TASK GOAL: Find the word "mode" in the listing; pull out each line holding it.

RECORDS SHOWN:
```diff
@@ -132,6 +143,16 @@
   return launch_gemm(A, B, GemmShape{M, N, K}, epi, (cudaStream_t)stream);
 }
 
+extern "C" int aph_gemm_epi_strided_test(const void* A, int lda, const void* B, int M, int N, int K, const float* bias,
+                                         const float* resid, int ld_resid, const void* gelu_in, int act, float* out_f32,
+                                         void* out_bf16, void* out_pre, int ld_out, void* stream) {
+  GemmEpi epi;
+  epi.bias = bias; epi.resid = resid; epi.gelu_in = reinterpret_cast<const bf16*>(gelu_in); epi.act = act;
+  epi.out_f32 = out_f32; epi.out_bf16 = reinterpret_cast<bf16*>(out_bf16); epi.out_pre = reinterpret_cast<bf16*>(out_pre);
+  epi.ld_resid = ld_resid; epi.ld_out = ld_out;
+  return launch_gemm(A, B, GemmShape{M, N, K}, epi, (cudaStream_t)stream, lda);
+}
+
 extern "C" int64_t aph_gemm_variant_launches(int variant, int epi) {
   if (variant < 0 || variant > 1 || epi >= EPI_KINDS) return -1;
   long long n = 0;
diff --git a/aphantasia_b200/csrc/vit_ops.cuh b/aphantasia_b200/csrc/vit_ops.cuh
--- a/aphantasia_b200/csrc/vit_ops.cuh
+++ b/aphantasia_b200/csrc/vit_ops.cuh
@@ -152,29 +152,28 @@
 __global__ void __launch_bounds__(256) k_ln_bwd(const DY* __restrict__ dy, const float* __restrict__ x, const float* __restrict__ mean,
                                                 const float* __restrict__ rstd, const float* __restrict__ gamma,
                                                 float* __restrict__ dx, bf16* __restrict__ dx_bf16, int rows, int T, int D,
-                                                int mode, int accumulate) {
+                                                int mode, int accumulate, const float* __restrict__ dcls) {
   pdl_trigger(); pdl_wait();
   const int r = (blockIdx.x * blockDim.x + threadIdx.x) >> 5, lane = threadIdx.x & 31;
   if (r >= rows) return;
   constexpr int N = 4 * NCH;
-  const size_t row = (mode == 1) ? (size_t)r * T : (size_t)r;
+  const size_t row = (size_t)r;
   if (mode == 2 && (r % T) == 0) return;
   float v[N], xv[N], gm[N];
-  load_row(dy + (size_t)r * D, v, lane);
+  load_row(dy + row * D, v, lane);
   load_row(x + row * D, xv, lane);
   load_row(gamma, gm, lane);
-  const int sidx = (mode == 1) ? r : (int)row;
-  ln_bwd_row(v, xv, gm, mean[sidx], rstd[sidx], D);
+  ln_bwd_row(v, xv, gm, mean[row], rstd[row], D);
   if (mode == 2) {
     const int s = r / T, t = r - s * T;
     store_row_bf16(dx_bf16 + ((size_t)s * (T - 1) + (t - 1)) * D, v, lane);
     return;
   }
-  if (accumulate) {
+  if (mode == 1 ? (r % T) == 0 : accumulate != 0) {
     float a[N];
-    load_row(dx + row * D, a, lane);
-    #pragma unroll
-  for (int i = 0; i < N; ++i) v[i] += a[i];
+    load_row(mode == 1 ? dcls + (size_t)(r / T) * D : dx + row * D, a, lane);
+    #pragma unroll
+    for (int i = 0; i < N; ++i) v[i] += a[i];
   }
   store_row_f32(dx + row * D, v, lane);
   store_row_bf16(dx_bf16 + row * D, v, lane);
diff --git a/include/aphb200.h b/include/aphb200.h
--- a/include/aphb200.h
+++ b/include/aphb200.h
@@ -128,6 +128,9 @@
 int aph_gemm_epi_test(const void* A, const void* B, int M, int N, int K, const float* bias, const float* resid,
                       const void* gelu_in, int act, float* out_f32, void* out_bf16, void* out_pre,
                       int unpatch_p, int unpatch_g, void* stream);
+int aph_gemm_epi_strided_test(const void* A, int lda, const void* B, int M, int N, int K, const float* bias,
+                              const float* resid, int ld_resid, const void* gelu_in, int act, float* out_f32,
+                              void* out_bf16, void* out_pre, int ld_out, void* stream);
 int64_t aph_gemm_variant_launches(int variant, int epi);
 
 int aph_prof_gemm(int enable, double* total_ms, double* total_flops, int* launches);
```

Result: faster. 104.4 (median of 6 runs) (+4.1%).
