# wearable-motion-capture/arm-pose-estimation

Measured on AMD Instinct MI355X. Metric: IMU windows/sec, higher is better.
Workload: dtype f32; 1 GPU; BASELINE configs[2]: watch_phone_pocket_lstm path, 1024 windows/GPU x 64 frames x 22 features (I=22,H=256,L=2,O=14), z-score+LSTM+head+denorm+FK, inputs resident in HBM; windows_per_gpu=1024, frames=64, features=22

## Files before the change

arm-pose-estimation_amd/csrc/lstm_cluster32.hip:

```cpp
#include <type_traits>

#include "ape_internal.h"
#include "async_look.h"
#include "../../include/ape_hip.h"

namespace {

typedef float f32x16 __attribute__((ext_vector_type(16)));
typedef unsigned u32x4 __attribute__((__vector_size__(4 * sizeof(unsigned))));
constexpr unsigned SPIN_LIMIT = 1u << 22;

#ifdef APE_CLUSTER_STAMPS
#define C32_TL(i) do { if (p.dbg_wg != nullptr && tid == 0 && cluster == 0 && member == 0 && (i) < 200) p.dbg_wg[256 + (i)] = __builtin_readcyclecounter(); } while (0)
#else
#define C32_TL(i) do {} while (0)
#endif

__device__ __forceinline__ float sigm(float v) { return __builtin_amdgcn_rcpf(1.0f + __builtin_amdgcn_exp2f(-1.4426950408889634f * v)); }
__device__ __forceinline__ float tanh_(float v) { return 2.0f * __builtin_amdgcn_rcpf(1.0f + __builtin_amdgcn_exp2f(-2.885390081777927f * v)) - 1.0f; }

template <bool AG>
__device__ __forceinline__ void mfma32(f32x16& acc, float w, float a) {
    if constexpr (AG) asm volatile("v_mfma_f32_32x32x2_f32 %0, %1, %2, %0" : "+v"(acc) : "a"(w), "v"(a));
    else asm volatile("v_mfma_f32_32x32x2_f32 %0, %1, %2, %0" : "+v"(acc) : "v"(w), "v"(a));
}
__device__ __forceinline__ void mfma_drain(f32x16& acc) { asm volatile("s_nop 15\n\ts_nop 7" : "+v"(acc)); }
template <bool AG>
__device__ __forceinline__ void mfma16(f32x16& acc, const u32x4& w, const u32x4& b) {
    if constexpr (AG) asm volatile("v_mfma_f32_32x32x16_f16 %0, %1, %2, %0" : "+v"(acc) : "a"(w), "v"(b));
    else asm volatile("v_mfma_f32_32x32x16_f16 %0, %1, %2, %0" : "+v"(acc) : "v"(w), "v"(b));
}

template <int NB, bool AG, int NW, typename Mid>
__device__ __forceinline__ void span32(f32x16& acc, const float* __restrict__ src, int stride, const float (&w)[NW], int w0, Mid&& mid) {
    f32x4 a0 = *reinterpret_cast<const f32x4*>(src);
    f32x4 a1 = (NB > 1) ? *reinterpret_cast<const f32x4*>(src + stride) : a0;
    f32x4 a2 = a1;
#pragma unroll
    for (int kb = 0; kb < NB; ++kb) {
        if (kb + 2 < NB) a2 = *reinterpret_cast<const f32x4*>(src + stride * (kb + 2));
#pragma unroll
        for (int j = 0; j < 4; ++j) mfma32<AG>(acc, w[w0 + 4 * kb + j], a0[j]);
        mid(kb);
        a0 = a1;
        a1 = a2;
    }
}

template <int NS, bool AG, int NG, typename Mid>
__device__ __forceinline__ void span16(f32x16& acc, const float* __restrict__ src, const u32x4 (&w)[NG], int g0, Mid&& mid) {
    constexpr int SL = 2 * 2 * 32 * 4;
    u32x4 h0 = *reinterpret_cast<const u32x4*>(src), l0 = *reinterpret_cast<const u32x4*>(src + 128);
    u32x4 h1 = (NS > 1) ? *reinterpret_cast<const u32x4*>(src + SL) : h0, l1 = (NS > 1) ? *reinterpret_cast<const u32x4*>(src + SL + 128) : l0;
    u32x4 h2 = h1, l2 = l1;
#pragma unroll
    for (int s = 0; s < NS; ++s) {
        if (s + 2 < NS) {
            h2 = *reinterpret_cast<const u32x4*>(src + SL * (s + 2));
            l2 = *reinterpret_cast<const u32x4*>(src + SL * (s + 2) + 128);
        }
        mfma16<AG>(acc, w[g0 + 2 * s], h0);
        mfma16<AG>(acc, w[g0 + 2 * s], l0);
        mid(2 * s);
        mfma16<AG>(acc, w[g0 + 2 * s + 1], h0);
        mid(2 * s + 1);
        h0 = h1; l0 = l1;
        h1 = h2; l1 = l2;
    }
}

template <bool HOT>
__device__ __forceinline__ void dma_1k(unsigned lds_addr, unsigned voff, u32x4 rsrc, unsigned soff, int piece_bytes) {
    if constexpr (HOT) {
        unsigned tmp;
        asm volatile("s_add_i32 m0, %1, %5\n\ts_add_i32 %0, %4, %5\n\tbuffer_load_dwordx4 %2, %3, %0 offen sc1 lds"
                     : "=&s"(tmp) : "s"(lds_addr), "v"(voff), "s"(rsrc), "s"(soff), "i"(piece_bytes) : "memory");
    } else {
        asm volatile("s_mov_b32 m0, %0\n\ts_nop 3\n\tbuffer_load_dwordx4 %1, %2, %3 offen sc1 lds"
                     :: "s"(lds_addr + (unsigned)piece_bytes), "v"(voff), "s"(rsrc), "s"(soff + (unsigned)piece_bytes) : "memory");
    }
}
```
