diff --git a/reftr_amd/hip.py b/reftr_amd/hip.py
--- a/reftr_amd/hip.py
+++ b/reftr_amd/hip.py
@@ -65,6 +65,18 @@
                 ("grp_rows", c_int32), ("grp_stride", c_int32), ("grp_off", c_int32), ("seed_dev", c_void_p)]
 
 
+class LnPrologueDesc(_Abi, c="rt_ln_prologue_desc"):
+    _fields_ = [("x", c_void_p), ("gamma", c_void_p), ("beta", c_void_p), ("pos", c_void_p), ("y_f32", c_void_p),
+                ("y_bf16", c_void_p), ("ypos_bf16", c_void_p), ("mean", c_void_p), ("rstd", c_void_p),
+                ("M", c_int32), ("D", c_int32), ("eps", c_float), ("operand_pos", c_int32), ("no_outputs", c_int32)]
+
+
+class LnBwdPrologueDesc(_Abi, c="rt_ln_bwd_prologue_desc"):
+    _fields_ = [("dy", c_void_p), ("dy2", c_void_p), ("x", c_void_p), ("gamma", c_void_p), ("mean", c_void_p), ("rstd", c_void_p),
+                ("dx_f32", c_void_p), ("dx_bf16", c_void_p), ("partials", c_void_p), ("n_blocks_out", POINTER(c_int32)),
+                ("M", c_int32), ("D", c_int32), ("drop2_p", c_float), ("drop2_seed", c_uint32), ("seed_dev", c_void_p)]
+
+
 class LayerNormBwdDesc(_Abi, c="rt_layernorm_bwd_desc"):
     _fields_ = [("dy", c_void_p), ("dy2", c_void_p), ("x", c_void_p), ("gamma", c_void_p), ("beta", c_void_p),
                 ("mean", c_void_p), ("rstd", c_void_p), ("dx_f32", c_void_p), ("dx_bf16", c_void_p),
@@ -349,6 +361,9 @@
     "rt_device_arch": (c_int, [c_int, c_char_p, c_int]),
     "rt_conv_gemm": (c_int, [POINTER(ConvGemmDesc), c_void_p]),
     "rt_conv_gemm_grouped": (c_int, [c_void_p, c_int, c_void_p]),
+    "rt_conv_gemm_ln": (c_int, [POINTER(ConvGemmDesc), POINTER(LnPrologueDesc), c_void_p]),
+    "rt_conv_gemm_ln_grouped": (c_int, [c_void_p, c_void_p, c_int, c_void_p]),
+    "rt_conv_gemm_lnbwd": (c_int, [POINTER(ConvGemmDesc), POINTER(LnBwdPrologueDesc), c_void_p]),
     "rt_conv_wgrad": (c_int, [POINTER(ConvWgradDesc), c_void_p]),
     "rt_gconv": (c_int, [POINTER(ConvGemmDesc), c_int, c_void_p]),
     "rt_gconv_wgrad": (c_int, [POINTER(ConvWgradDesc), c_int, c_void_p]),
@@ -614,8 +629,11 @@
 
 def conv_gemm(src, wgt, *, geom, bias=None, res_f32=None, res_bf16=None, gate=None, gate_scale=1.0,
               preact=None, dtanh=None, res_first=False, act=ACT_NONE, drop_p=0.0, drop_seed=0, transposed=False,
-              out_bf16=True, out_f32=False, out_preact=False, tile_hint=0, group=None, drop_shift=0, acc2_f32=None, dil=1):
+              out_bf16=True, out_f32=False, out_preact=False, tile_hint=0, group=None, drop_shift=0, acc2_f32=None, dil=1,
+              ln=None, ln_pos=False):
     B, SH, SW, SC, DH, DW, N, KH, KW, stride, pad = geom
+    if ln is not None:
+        src = ln.operand(ln_pos)
     _req(src, torch.bfloat16, "src"); _req(wgt, torch.bfloat16, "wgt")
     _req(bias, torch.float32, "bias"); _req(res_f32, torch.float32, "res_f32")
     _req(res_bf16, torch.bfloat16, "res_bf16"); _req(gate, torch.bfloat16, "gate")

COMPLETED EXERCISE:
-                                                int mode, int accumulate) {
+                                                int mode, int accumulate, const float* __restrict__ dcls) {
-  const size_t row = (mode == 1) ? (size_t)r * T : (size_t)r;
   if (mode == 2 && (r % T) == 0) return;
-  const int sidx = (mode == 1) ? r : (int)row;
   if (mode == 2) {
+  if (mode == 1 ? (r % T) == 0 : accumulate != 0) {
+    load_row(mode == 1 ? dcls + (size_t)(r / T) * D : dx + row * D, a, lane);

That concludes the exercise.